I didnt realize I was out of intercepter and now i'm out... what other brands will be okay to use ???


----------



## mss (Mar 1, 2006)

My vets have been offering Heartguard as well as Trifexis which also combats other parasites. See what your vet recommends--or can get.


----------



## Furbabies mom (Jul 25, 2011)

Hardy has his checkup on Mondsay, we'll see what my vet says concerning the amount of pills that they have. I've always had my fluffs on heart worm meds. The Mosquitos here are bad. I've seen them in the winter also!


----------



## Maidto2Maltese (Oct 19, 2004)

I do have my two on Heartgard ...Naddie had one bout of Heartworm and treated when in rescue... cannot risk her getting it again, and mosquitos are usually pretty bad here. 
I admit, I cringe when I give it and the preventives as well... but the 'beasties' of many kinds are just too prominent here and so high risk... and I'd never forgive myself if I didn't give, and they contracted one of the horrible diseases.
Awhile back I discussed my aversion to these things with my vet and she said she wished we didn't have to give them either.... but she said" I've seen firshand the consequences when preventives are not given and it would disturb you much more!" She adores her pets and said she'd not advise that which she doesn't do herself. She said this area is just way too risky to avoid giving.


----------



## mysugarbears (Aug 13, 2007)

kodie said:


> I didnt realize I was out of intercepter and now i'm out... what other brands will be okay to use ???

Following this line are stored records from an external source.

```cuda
int launch_count_lines(DevCtx &E, const Plan *plan, const krep_b200_shard_t *sh, cudaStream_t stream, uint64_t index)
{
    if (((uintptr_t)sh->d_text & 15) != 0)
    {
        set_error(-3, "shard text pointer must be 16-byte aligned");
        return -3;
    }
    const PlanDev *pd = plan_on_device(plan, E);
    if (!pd) return -2;
    if (ensure_line_out(E, index + 1) != 0) return -2;
    if (plan->is_ac)
    {
        const int slot = set_count_slot(E);
        const int rc = set_count_begin(E, plan, sh, stream, slot);
        return rc != 0 ? rc : set_count_end(E, plan, sh, stream, slot, index);
    }
    CountDev D;
    memset(&D, 0, sizeof D);
    LitDevParams &p = D.p;
    const uint64_t own_end = sh->own_end < sh->avail_len ? sh->own_end : sh->avail_len;
    p.text = (const uint8_t *)sh->d_text;
    p.avail_len = sh->avail_len;
    p.own_begin = sh->own_begin;
    p.own_end = own_end;
    p.global_offset = sh->global_offset;
    p.prev_byte = sh->prev_byte;
    p.next_byte = sh->next_byte;
    uint64_t total_groups;
    const bool window = plan->filter == FILTER_WINDOW4;
    if (!window)
    {
        total_groups = sh->avail_len / 16;
        p.tail_start = total_groups ? total_groups * 16 - 3 : 0;
    }
    else
    {
        total_groups = sh->avail_len >= 20 ? (sh->avail_len - 20) / 16 + 1 : 0;
        p.tail_start = total_groups * 16;
    }
    p.group_begin = sh->own_begin / 16;
    p.group_end = (own_end + 2) / 16 + 1;
    D.tail = p.group_end > total_groups ? 1u : 0u;
    if (p.group_end > total_groups) p.group_end = total_groups;
    if (p.group_begin > p.group_end) p.group_begin = p.group_end;
    p.m = plan->m;
    p.emit_len = plan->emit_len;
    for (int d = 0; d < 4; d++) p.K[d] = plan->K[d];
    p.fold = plan->fold;
    p.win_mask = plan->win_mask;
    p.mulc[0] = 1u << 24;
    p.mulc[1] = 1u << 16;
    p.mulc[2] = 1u << 8;
    p.pat_val = pd->d_pat_val;
    p.pat_mask = pd->d_pat_mask;
    p.whole_word = plan->whole_word;
    D.own_end = own_end;
    {
        bool letters = true;
        for (unsigned char ch : plan->pattern) letters &= is_alpha_c(ch);
        D.exact = (window && plan->m <= 4 && plan->whole_word == 0 && (plan->case_sensitive || letters)) ? 1u : 0u;
    }
    const uint64_t groups = p.group_end - p.group_begin;
    const char *v = getenv("KREP_B200_COUNT_PART_KB");
    const uint32_t kb_ = v && atoi(v) > 0 ? (uint32_t)atoi(v) : 64;
    uint64_t part = std::max<uint32_t>(128, kb_ * 64 / 128 * 128);
    const uint64_t max_parts = 1u << 18;
    if ((groups + part - 1) / part > max_parts) part = ((groups + max_parts - 1) / max_parts + 127) / 128 * 128;
    D.part_groups = (uint32_t)part;
    D.n_parts = (uint32_t)std::max<uint64_t>((groups + part - 1) / part, 1);
    if (D.n_parts > E.line_recs_cap)
    {
        CKC(cudaStreamSynchronize(stream));
        cudaFree(E.d_line_recs);
        E.d_line_recs = nullptr;
        E.line_recs_cap = 0;
        const uint64_t cap = std::max<uint64_t>(D.n_parts, 1u << 16);
        CKC(cudaMalloc(&E.d_line_recs, cap * sizeof(LineRec)));
        E.line_recs_cap = cap;
    }
    D.recs = (LineRec *)E.d_line_recs;
    const bool folded = plan->fold != 0xFFFFFFFFu, masked = plan->win_mask != 0xFFFFFFFFu;
    const uint64_t want_blocks = ((uint64_t)D.n_parts + 7) / 8;
    const unsigned grid = (unsigned)std::min<uint64_t>(want_blocks, (uint64_t)E.sm_count * KREP_B200_COUNT_MINB);
    if (!window)
    {
        if (folded) k_count_lines<false, true, false><<<grid, 256, 0, stream>>>(D);
        else k_count_lines<false, false, false><<<grid, 256, 0, stream>>>(D);
    }
    else if (folded)
    {
        if (masked) k_count_lines<true, true, true><<<grid, 256, 0, stream>>>(D);
        else k_count_lines<true, true, false><<<grid, 256, 0, stream>>>(D);
    }
    else
    {
        if (masked) k_count_lines<true, false, true><<<grid, 256, 0, stream>>>(D);
        else k_count_lines<true, false, false><<<grid, 256, 0, stream>>>(D);
    }
    CKC(cudaGetLastError());
    k_count_finish<<<1, 1024, 0, stream>>>(D.recs, D.n_parts, E.d_line_out + 2 * index, E.h_line_out + 2 * index);
    CKC(cudaGetLastError());
    count_launch(2);
    return 0;
}

uint64_t combine_line_records(const uint64_t *recs, size_t n)
{
    uint64_t lines = 0;
    uint32_t flags = 0;
    for (size_t i = 0; i < n; i++) append_rec(lines, flags, recs[2 * i], (uint32_t)recs[2 * i + 1]);
    return lines;
}

}
```

Before: 3123.

## Rewrite line counting with a bitwise carry-propagation formula and prefetch loads

Replaces the branchy per-warp line-accounting state machine, including its newline rescans and packed-state noinline calls, with a compact carry-based formula. Per-lane hit masks are combined with newline masks through an addition trick, and the carry between lanes and iterations comes from ballots. The loop also double-buffers the next tile's vector loads, computes window hits as full masks, and verifies candidates bit by bit. Tiles with no hits only run a cheap newline test. This cuts instruction count and serialization in the count kernel, but relies on subtle bit arithmetic that must match the old semantics at part boundaries.

```diff
diff --git a/krep_b200/csrc/scan_count.cu b/krep_b200/csrc/scan_count.cu
--- a/krep_b200/csrc/scan_count.cu
+++ b/krep_b200/csrc/scan_count.cu
@@ -9,176 +9,103 @@
 {
     LitDevParams p;
     uint64_t own_end;
+    uint64_t hit_hi;
     uint32_t part_groups, n_parts;
     uint32_t exact;
     uint32_t tail;
     LineRec *recs;
 };
 
-struct PartState
-{
-    uint32_t lines = 0;
-    bool has_hit = false, first_open = false, pending = false, seen_nl = false;
-    uint64_t covered_to = 0;
+struct CountState
+{
+    uint32_t lines;
+    uint32_t carry;
+    uint32_t seen;
+    uint32_t first_open;
 };
 
 __device__ __noinline__ unsigned verify_exact_call(const LitDevParams &p, long long cand) { return verify_exact(p, cand); }
 
-__device__ __noinline__ bool scan_for_newline(const LitDevParams &p, uint64_t lo, uint64_t hi)
-{
-    const uint32_t lane = threadIdx.x & 31;
-    if (hi > p.avail_len) hi = p.avail_len;
-    for (uint64_t base = lo & ~15ull; base < hi; base += 512)
-    {
-        const uint64_t unit = base + 16ull * lane;
-        uint32_t nm = 0;
-        if (unit < hi && unit + 16 > lo)
+__device__ __forceinline__ void account(CountState &S, uint32_t hm, uint32_t nm, uint32_t lanes_below)
+{
+    const uint32_t ev = hm | nm;
+    const uint32_t E = __ballot_sync(0xffffffffu, ev != 0);
+    const uint32_t N = __ballot_sync(0xffffffffu, nm > hm);
+    const uint32_t eb = E & lanes_below, nb = N & lanes_below;
+    const uint32_t cin = eb ? (nb > (eb ^ nb) ? 1u : 0u) : S.carry;
+    S.lines += __popc((((nm << 1) | cin) + (~ev & 0xFFFFu)) & hm);
+    if (E != 0 && !S.seen)
+    {
+        const uint32_t F = __ballot_sync(0xffffffffu, (ev & (0u - ev) & hm) != 0);
+        S.first_open = (F & E & (0u - E)) ? 1u : 0u;
+        S.seen = 1;
+    }
+    S.carry = E ? (N > (E ^ N) ? 1u : 0u) : S.carry;
+}
+
+__device__ __forceinline__ bool has_nl16(const uint4 &v)
+{
+    const uint32_t x0 = v.x ^ 0x0A0A0A0Au, x1 = v.y ^ 0x0A0A0A0Au, x2 = v.z ^ 0x0A0A0A0Au, x3 = v.w ^ 0x0A0A0A0Au;
+    const uint32_t z = ((x0 - 0x01010101u) & ~x0) | ((x1 - 0x01010101u) & ~x1) | ((x2 - 0x01010101u) & ~x2) |
+                       ((x3 - 0x01010101u) & ~x3);
+    return (z & 0x80808080u) != 0;
+}
+
+template <bool FOLD, bool MASKED>
+__device__ __forceinline__ uint32_t window_hits16(const uint4 &v, uint32_t nx, uint32_t fold, uint32_t mask, uint32_t k0,
+                                                  uint32_t c1, uint32_t c2, uint32_t c3)
+{
+    uint32_t w[5] = {v.x, v.y, v.z, v.w, nx};
+    uint32_t hm = 0;
+#pragma unroll
+    for (int k = 0; k < 4; k++)
+    {
+        uint32_t lo = w[k], hi = w[k + 1];
+        if (FOLD)
         {
-            if (unit + 16 <= p.avail_len) nm = nl_mask16(__ldg(reinterpret_cast<const uint4 *>(p.text + unit)));
-            else
-                for (uint64_t q = unit; q < p.avail_len; q++) nm |= (p.text[q] == '\n' ? 1u : 0u) << (uint32_t)(q - unit);
-            nm &= range_mask16(unit, lo, hi);
+            lo &= fold;
+            hi &= fold;
         }
-        if (__any_sync(0xffffffffu, nm != 0)) return true;
-    }
-    return false;
-}
-
-__device__ __forceinline__ void settle(const LitDevParams &p, PartState &S, uint64_t upto)
-{
-    if (S.covered_to < upto && (S.pending || (!S.has_hit && !S.seen_nl)))
-        if (scan_for_newline(p, S.covered_to, upto))
+        uint32_t x0 = lo, x1 = hi * c1 + __umulhi(lo, c1), x2 = hi * c2 + __umulhi(lo, c2), x3 = hi * c3 + __umulhi(lo, c3);
+        if (MASKED)
         {
-            S.pending = false;
-            S.seen_nl = true;
+            x0 &= mask; x1 &= mask; x2 &= mask; x3 &= mask;
         }
-}
-
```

I too thought i had enough Interceptor, unfortunately i didn't and i purchased all i could at the vet at the time. My vet put the kids on Revolution the smallest does which is for puppies up to 5 lbs. (it treats heart worms as well as fleas)


----------



## SicilianRose (Jun 8, 2008)

This is so odd.... I picked up a 12 mth packet of Interceptor when I was at the vets a couple of weeks ago. I just did some research and went to the Novartis site and they are saying it is temporary and not a permanent decision. Here is the link.... Novartis Animal Health US, Inc. I am going to call my vet on monday and inquire further....


----------



## mss (Mar 1, 2006)

Just a few weeks ago, my vets said they had not heard anything at all about when production or shipment might be restarted. I'll be interested in hearing what your vet knows!


----------



## maggieh (Dec 16, 2007)

A couple of months ago, my vet said they suddenly got one shipment and then nothing since. It sounded like the company or warehouse or whatever released what was in stock. They still say "temporary" and back in production in a month or two.


----------



## Ladysmom (Oct 19, 2004)

I just saw a segment on television last week about the Novartis plant in Nebraska being shut down. It was about Excedrin and how much money it was selling for on Ebay. Anyway, they contacted Novartis who issued another statement apologizing for the inconvenience and assuring consumers that they would resume production when they finished "cleaning" the plant. They would not give a time estimate.

I bought a year supply of Interceptor plus I had about three or four pills already here, but I am still nervous. I remember when DVM did this a few years ago and they never resumed production. I lost so many of my favorite products.

http://news.vin.com/vinnews.aspx?articleId=22041

http://skewnews.com/excedrin-shortage-causes-prices-to-skyrocket-over-300-a-bottle/#.T-cg4NUSHxE


----------



## Ladysmom (Oct 19, 2004)

You can read the FDA inspection reports here:

Novartis Consumer Health


----------



## SicilianRose (Jun 8, 2008)

Marj, Thanks for posting the links... going to read them in a few minutes after I am done posting this response.

My vet did get back to me today and when I asked them about it they told me that the interceptor was to be back in stock at the end of the summer from what the novartis rep told him. I was also told to check in again about it in a month.

I am very concerned about this for many reasons and wonder if I should not give Daisy her pill in a few weeks when it is due.  So scary with all of these issues that are occuring with our babies food and now medications.


----------



## Summergirl73 (Sep 18, 2011)

Since Interceptor has not yet been released, how does everyone feel about Heartguard? Our Vet prefers it for the small breeds and wants to start Bella on that (since we just gave her the last Interceptor pill). 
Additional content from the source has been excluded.